# Bringing T-105s back from the dead



## rmay635703 (Oct 23, 2008)

Desulphating can be a very slow process and certainly is not guaranteed to work much of the time.

I would add EDTA and DISTILLED water to the batteries and allow them to trickle charge several days or add epsom salts in hot distilled water to the batteries and trickle charge then dump.

A pulse charger speeds up the EDTA but desulphating does not happen quickly, it took a long time to sulphate, it takes a long time to desulphate.

If you are very frustrated convert them to an alum battery (you can always convert back if the performance isn't there)

Just search on google for lead alum battery conversion and you will find a recipe.

And remember they may be shorted or mechanically broken and therefor unusable and unrecoverable. You may find some come back, you may find none do as well.

Good Luck


----------



## morvolts (Jun 19, 2008)

they seem to be mechanically sound and 2 of them even pass the load test at the lower end.Ive added a charger to them while other charger is in the desulphating mode and it seems to help.
2 more are coming up in voltage but the load test failed badly. I just got a new high frequency charger so Ill see if that helps too.


----------



## morvolts (Jun 19, 2008)

Has anyone built an industrial grade desulphator thats produced good results?
The smaller ones will only do a pound a day.Too long for me with 65# batterys.


----------



## aeroscott (Jan 5, 2008)

raid the alum battery conversion last night worth looking at .


----------



## Zemmo (Sep 13, 2007)

I built small desulfators for my batteries in my EV. The voltage slowly came up over 2 months of being on the batteries constantly. It won't make the battery become new again. I believe they just extend the life of the batteries. But it is a slow process after the two months, I have not seen any further gains in voltage in the batteries. They have been on my batteries now for 6 months, so I know it is 1 day per 1 lb of lead. I've heard of several people trying to make a larger desulfator and trying to use those electric fense pulsers. I don't know the results of those devices. But I believe there isn't really much hope on the fense pulser to work. I believe it is a specific resonance to breaks down the sulfation molecules.

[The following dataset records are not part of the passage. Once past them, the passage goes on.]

int omni_gemm_engine(const float* A, const float* B, float* C, const float* bias, int form, int batch, int M, int N, int K,
                     int lda, int ldb, int ldc, long long stride_a, long long stride_b, long long stride_c, int splits,
                     int relu, int accumulate, int tile, int workgroups, void* stream);
int omni_gemm_engine_det(const float* A, const float* B, float* C, const float* bias, int form, int batch, int M, int N, int K,
                         int lda, int ldb, int ldc, long long stride_a, long long stride_b, long long stride_c, int splits,
                         int relu, int accumulate, int tile, int workgroups, float* ws, long long ws_floats, int* ctr, int n_ctr,
                         long long* plan, void* stream);

int omni_transpose2d(const float* src, float* dst, int rows, int cols, void* stream);

int omni_det_scores(const float* pred, int ld, const float* rois, const int* count, const int* image_hw, int B, int P, int K,
                    float wx, float wy, float ww, float wh, float score_thresh, float* scores, float* probs, float* boxes,
                    void* stream);
int omni_det_nms_boxes(const float* boxes, const float* vals, const int* idx, int B, int PK, int K, int cap, float* nms_boxes,
                       int* valid, void* stream);
int omni_det_compact(const int* keep, const int* valid, const float* vals, const int* idx, const float* boxes, int B, int PK,
                     int K, int cap, int topk, float* out_box, float* out_score, int* out_cls, int* out_roi, int* out_count,
                     void* stream);

int omni_resize_bilinear_u8(const unsigned char* src, unsigned char* dst, unsigned char* tmp, int planes, int H, int W,
                            int HO, int WO, const int* bounds_h, const int* kk_h, int ksize_h, const int* bounds_v,
                            const int* kk_v, int ksize_v, int flip, void* stream);
int omni_pil_bilinear_coeffs(int in_size, int out_size, int* bounds, int* kk, int ksize, void* stream);
int omni_crop_resize_u8(const unsigned char* src, unsigned char* dst, unsigned char* tmp, int planes, int H, int W, int x0, int y0,
                        int ch, int cw, int HO, int WO, const int* bounds_h, const int* kk_h, int ksize_h, const int* bounds_v,
                        const int* kk_v, int ksize_v, int flip, void* stream);
int omni_color_jitter_u8(unsigned char* img, int H, int W, int wb, int wc, int ws, int c_red, unsigned long long* sum, void* stream);
int omni_warp_homography_u8(const unsigned char* src, unsigned char* dst, int planes, int H, int W, int HO, int WO, const double* m,
                            const unsigned char* fill, void* stream);


int omni_sgd_step(float* param, const float* grad, float* momentum_buf, long long n, float lr, float momentum,
                  float dampening, float weight_decay, int nesterov, int first_step, float grad_scale,
                  const float* skip_flag, void* stream);
int omni_adam_step(float* param, const float* grad, float* exp_avg, float* exp_avg_sq, float* max_exp_avg_sq, long long n, float lr,
                   float beta1, float beta2, float eps, float weight_decay, int decoupled, const float* step, float grad_scale,
                   const float* skip_flag, void* stream);
int omni_adam_tick(float* step, const float* skip_flag, void* stream);
int omni_clip_norm_partials(const float* grad, const long long* tiles, int ntiles, float norm_type, double* partial, void* stream);
int omni_clip_norm_coef(const double* partial, const long long* ptab, int nparams, float norm_type, float max_norm, float grad_scale,
                        float* norm, float* coef, void* stream);
int omni_sgd_step_clipped(float* param, const float* grad, float* momentum_buf, const long long* tiles, int t0, int t1, int clip_mode,
                          const float* coef, float clip_value, float lr, float momentum, float dampening, float weight_decay,
                          int nesterov, int first_step, float grad_scale, const float* skip_flag, void* stream);
int omni_adam_step_clipped(float* param, const float* grad, float* exp_avg, float* exp_avg_sq, float* max_exp_avg_sq,
                           const long long* tiles, int t0, int t1, int clip_mode, const float* coef, float clip_value, float lr,
                           float beta1, float beta2, float eps, float weight_decay, int decoupled, const float* step,
                           float grad_scale, const float* skip_flag, void* stream);
int omni_guard_pre(float* vec, int n, void* stream);
int omni_guard_post(float* vec, int n, int world, float stabilize, float half_period, float tolerance, float gamma, float* state,
                    float* skip, float* out, void* stream);
int omni_scale_vec(const void* src, int src_f64, int stride, const double* coef, const void* denom, double denom_min, int n, float* out,
                   void* stream);
int omni_sum_vectors(const void* const* vecs, const int* lens, int nvec, int nfirst, float* out, void* stream);
int omni_guard_gather(const void* const* scalars, int n, float* vec, void* stream);
int omni_bump_counters(const void* const* counters, int n, long long delta, void* stream);
int omni_zero(void* p, long long nbytes, void* stream);
int omni_nonfinite_any(const float* grad, long long n, float* flag, void* stream);

int omni_relu_bwd(const float* dy, const float* y, float* dz, long long n, void* stream);
int omni_bias_grad(const float* dy, int P, int C, float* db, double* ws, int accumulate, void* stream);

int omni_maxpool3s2_fwd(const float* x, float* y, int N, int H, int W, int C, void* stream);
int omni_maxpool3s2_bwd(const float* x, const float* dy, float* dx, int N, int H, int W, int C, void* stream);

int omni_wino_in(const float* x, float* V, int N, int H, int W, int C, int tile, void* stream);
int omni_wino_out(const float* M, const float* bias, float* y, int N, int H, int W, int K, int relu, int tile, void* stream);
int omni_wino_dy(const float* dy, float* dM, int N, int H, int W, int K, int tile, void* stream);
int omni_wino_weights_multi(const void* const* g, const void* const* U, const void* const* U_flip, const int* K, const int* C,
                            const int* tile, int n, void* stream);
int omni_wino_dy_in(const float* dy, float* dM, float* Vd, int N, int H, int W, int K, int tile, void* stream);
int omni_wino_weights(const float* g, float* U , float* U_flip , int K, int C, int tile, void* stream);
int omni_wino_dweights(const float* dU, float* dg, int K, int C, int accumulate, int tile, void* stream);
int omni_wino_dweights_multi(const void* const* dU, const void* const* dg, const int* K, const int* C, const int* tile, int n,
                             void* stream);
int omni_gemm_batched_fwd_algo(const float* x, const float* w, float* out, int batch, int M, int C, int K, int algo,
                               int workgroups, void* stream);
int omni_gemm_batched_wgrad_algo(const float* x, const float* dy, float* dw, int batch, int M, int C, int K, int algo,
                                 void* stream);
int omni_gemm_batched_wgrad_det(const float* x, const float* dy, float* dw, int batch, int M, int C, int K, int algo, float* ws,
                                long long ws_floats, int* ctr, int n_ctr, long long* plan, void* stream);
int omni_gemm_batched_wgrad_multi(const void* const* x, const void* const* dy, const void* const* dw, const int* batch, const int* M,
                                  const int* C, const int* K, int n, float* ws, long long ws_floats, int* ctr, int n_ctr,
                                  long long* plan, void* stream);

int omni_stem_conv_fwd(const float* x, const float* w, float* out, int N, int H, int W, int C, int K, int R, int ldx, int ldo,
                       void* stream);
int omni_stem_conv_dgrad(const float* dy, const float* w, float* dx, int N, int H, int W, int C, int K, int R, int lddy, int lddx,
                         void* stream);
int omni_stem_conv_s2_dgrad(const float* dy, const float* w, float* dx, int N, int H, int W, int C, int K, int R, int lddy, int lddx,
                            void* stream);
int omni_stem_conv_wgrad(const float* x, const float* dy, float* dw, int N, int H, int W, int C, int K, int R, int ldx, int lddy,
                         int accumulate, void* stream);
int omni_stem_conv_wgrad_det(const float* x, const float* dy, float* dw, int N, int H, int W, int C, int K, int R, int ldx, int lddy,
                             int accumulate, float* ws, long long ws_floats, long long* plan, void* stream);
int omni_stem_conv_fwd_cw(const float* x, const float* w, int cw, float* out, int N, int H, int W, int C, int K, int R, int ldx, int ldo,
                          float* stats, int stats_rows, int* nblk_out, void* stream);
int omni_stem_conv_wgrad_det_cw(const float* x, const float* dy, float* dw, int cw, int N, int H, int W, int C, int K, int R, int ldx,
                                int lddy, int accumulate, float* ws, long long ws_floats, long long* plan, void* stream);
int omni_stem_conv_s2_wgrad(const float* x, const float* dy, float* dw, int N, int H, int W, int C, int K, int R, int ldx, int lddy,
                            int accumulate, int deterministic, float* ws, long long ws_floats, long long* plan, void* stream);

You can read my results of my desulfators on my website. www.electricformula.com

I need to udpate it with the spreadsheets I have now. Because I do have 6 months of readings on my batteries.


----------



## morvolts (Jun 19, 2008)

Im exploring the idea of a larger industrial strength pulser that is reported to do as much as 100lbs a day.
My smart charger with the recondition mode seems like more of a gimic,most likely equivalent to a trickle charger.
it would be interesting to put it on a scope and see what it is really doing.
Z,I really like what youre doing,have 2 -87GTs ready for transplants myself.


----------



## rmay635703 (Oct 23, 2008)

morvolts said:


> Im exploring the idea of a larger industrial strength pulser that is reported to do as much as 100lbs a day.
> My smart charger with the recondition mode seems like more of a gimic,most likely equivalent to a trickle charger.
> it would be interesting to put it on a scope and see what it is really doing.
> Z,I really like what youre doing,have 2 -87GTs ready for transplants myself.


Post a linky to where the schematic for the larger pulser is, I have a feeling I have seen it before, a modification of Alastairs original to run off AC if I remember.

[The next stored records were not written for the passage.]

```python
# ... 32 lines not shown
    "gs_conv3d_3x3x3": (c_int, [_P, _P, _P, _F, _F] + [c_int] * 10 + [POINTER(c_int32)] * 3 + [c_int, c_int, c_void_p]),
    "gs_conv3d_3x3x3_wgrad_ws_floats": (c_int64, [c_int] * 6),
    "gs_conv3d_3x3x3_wgrad_parts": (c_int, [c_int] * 6),
    "gs_conv3d_3x3x3_wgrad_slabs": (c_int, [_P, _P, _F] + [c_int] * 11 + [c_void_p]),
    "gs_conv3d_3x3x3_wgrad": (c_int, [_P, _P, _F] + [c_int] * 11 + [c_void_p]),
    "gs_upsample2x_bilinear_fwd": (c_int, [_P, _P] + [c_int] * 13 + [c_void_p]),
    "gs_upsample2x_bilinear_bwd": (c_int, [_P, _P] + [c_int] * 13 + [c_void_p]),
    "gs_affine_warp": (c_int, [_F, _F, _F, c_int, c_int, c_int, c_int, c_float, c_void_p]),
    "gs_optim_chunk_elems": (c_int, []),
    "gs_optim_rmsprop": (c_int, [_P] * 7 + [c_int] + [c_float] * 6 + [c_void_p]),
    "gs_optim_adam": (c_int, [_P] * 7 + [c_int, _P] + [c_float] * 5 + [c_void_p]),
    "gs_conv3x3": (c_int, [_P, _P, _P, _F, _F] + [c_int] * 9 + [POINTER(c_int32), POINTER(c_int32), c_int, c_int, c_void_p]),
    "gs_conv3x3_wgrad": (c_int, [_P, _P, _F] + [c_int] * 10 + [c_void_p]),
    "gs_conv3x3_wgrad_ws_floats": (c_int64, [c_int] * 5),
    "gs_conv3x3_wgrad_parts": (c_int, [c_int] * 5),
    "gs_conv3x3_wgrad_slabs": (c_int, [_P, _P, _F] + [c_int] * 10 + [c_void_p]),
    "gs_wgrad_reduce_unpack": (c_int, [_F, c_int, _F, c_int, c_int, c_int, c_int, c_float, c_void_p]),
    "gs_conv_wgrad": (c_int, [POINTER(GsConvGeom), _P, _P, _F, c_int, c_void_p]),
    "gs_conv_wgrad_assign": (c_int, [POINTER(GsConvGeom), _P, _P, _F, c_int, c_void_p]),
    "gs_conv_wgrad_single_pass": (c_int, [POINTER(GsConvGeom)]),
    "gs_conv_wgrad_parts": (c_int, [POINTER(GsConvGeom)]),
    "gs_conv_wgrad_ws_floats": (c_int64, [POINTER(GsConvGeom)]),
    "gs_conv_wgrad_slabs": (c_int, [POINTER(GsConvGeom), _P, _P, _F, c_int, c_void_p]),
    "gs_conv_wgrad_slabs_batch": (c_int, [c_int, POINTER(POINTER(GsConvGeom)), _P, _P, _F, c_int, c_void_p]),
    "gs_conv_smallcin_mtiles": (c_int, [c_int, c_int, c_int]),
    "gs_conv_smallcin_fwd": (c_int, [_F, _F, _F, _P, _F] + [c_int] * 12 + [c_void_p]),
    "gs_conv_direct_wgrad_ws_floats": (c_int64, [c_int] * 6),
    "gs_conv_smallcin_wgrad": (c_int, [_F, _P, _F, _F] + [c_int] * 10 + [c_float, c_int, c_void_p]),
    "gs_conv_smallcin_dgrad": (c_int, [_P, _F, _F] + [c_int] * 10 + [c_float, c_int, c_void_p]),
    "gs_conv_smallcout_fwd": (c_int, [_P, _F, _F, _F] + [c_int] * 11 + [c_void_p]),
    "gs_conv_smallcout_bwd": (c_int, [_P, _F, _F, _P, _F, _F, _F] + [c_int] * 10 + [c_float, c_int, c_void_p]),
    "gs_bn_partials_floats": (c_int64, [c_int, c_int]),
    "gs_bn_finalize": (c_int, [_F, c_int, c_int, c_double, _F, _F, _F, _F, c_float, c_float, _F, _F, _F, _F, c_void_p]),
    "gs_bn_eval_coeffs": (c_int, [c_int, _F, _F, _F, _F, c_float, _F, _F, _F, _F, c_void_p]),
    "gs_bn_act_apply": (c_int, [_P, _F, _F, c_int, _P, c_int, c_int, _P, _P, c_float] + [c_int] * 5 + [c_void_p]),
    "gs_bn_bwd_tiles": (c_int, [c_int, c_int, c_int]),
    "gs_bn_bwd_tiles_used": (c_int, [c_int, c_int, c_int, c_int]),
    "gs_bn_act_bwd_reduce": (c_int, [_P, _P, c_int, c_int, _P, _P, c_int, _P, c_float, _F, _F, _F, _F, c_int, _F]
                             + [c_int] * 5 + [c_void_p]),
    "gs_bn_bwd_coeffs": (c_int, [_F, c_int, c_int, c_double, c_float, _F, _F, _F, _F, c_void_p]),
    "gs_bn_act_bwd_apply": (c_int, [_P, _P, c_int, c_int, _P, _P, c_int, _P, c_float, _F, _F, _F, _F, _F, _F, c_int,
                                    c_int, _P]
                            + [c_int] * 5 + [c_void_p]),
    "gs_maxpool3d_fwd": (c_int, [_P, c_int, c_int, _P] + [c_int] * 6 + [c_void_p]),
    "gs_maxpool2x2_fwd": (c_int, [_P, c_int, c_int, _P] + [c_int] * 5 + [c_void_p]),
    "gs_maxpool2x2_fwd_pair": (c_int, [_P, _P, c_int, _P, _P, c_int] + [c_int] * 5 + [c_void_p]),
    "gs_maxpool3d_bwd": (c_int, [_P, c_int, c_int, _P, _P, c_int, c_int, _P] + [c_int] * 6 + [c_void_p]),
    "gs_colsum": (c_int, [_P, c_int, c_int] + [c_int] * 8 + [c_float, _F, _F, c_int, c_void_p]),
    "gs_stem_bn_bwd_wgrad": (c_int, [_P, _P, c_int, c_int, _F, _F, _F, _F, _F, _F, _F, c_int, _F, _F, c_int, c_int, c_int,
                                     c_float, c_int, c_void_p]),
    "gs_stem_stats": (c_int, [_F, _F, _F, _F, c_int, c_int, c_int, c_void_p]),
    "gs_stem_bwd_onepass": (c_int, [_F, _P, _P, c_int, c_int, c_int, _F, _F, c_int, c_int, c_int, c_int, c_void_p]),
    "gs_stem_bwd_finalize": (c_int, [_F, _F, _F, _F, _F, _F, _F, c_int, c_float, _F, _F, _F, c_int, c_int, c_int, c_void_p]),
    "gs_stem_fwd_bn": (c_int, [_F, _F, _F, _F, c_int, _P, c_int, c_int, c_int, c_int, c_void_p]),
# ... 118 lines not shown
```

http://home.comcast.net/~ddenhardt201263/desulfator/highpower.htm
http://leadacidbatterydesulfation.yuku.com/
http://www.chinadepot.com/batripod.html

The trouble with fast is, the faster you desulphate a battery to closer you get to a bulk charger like the battery marts use to blast off the plates and you may get issues with shorts. The reason I state it is because that has been my main trouble with all the additives and methods. Especially on batteries that are higher voltages like 12v trojans, 6v batteries usually have less shorting issues.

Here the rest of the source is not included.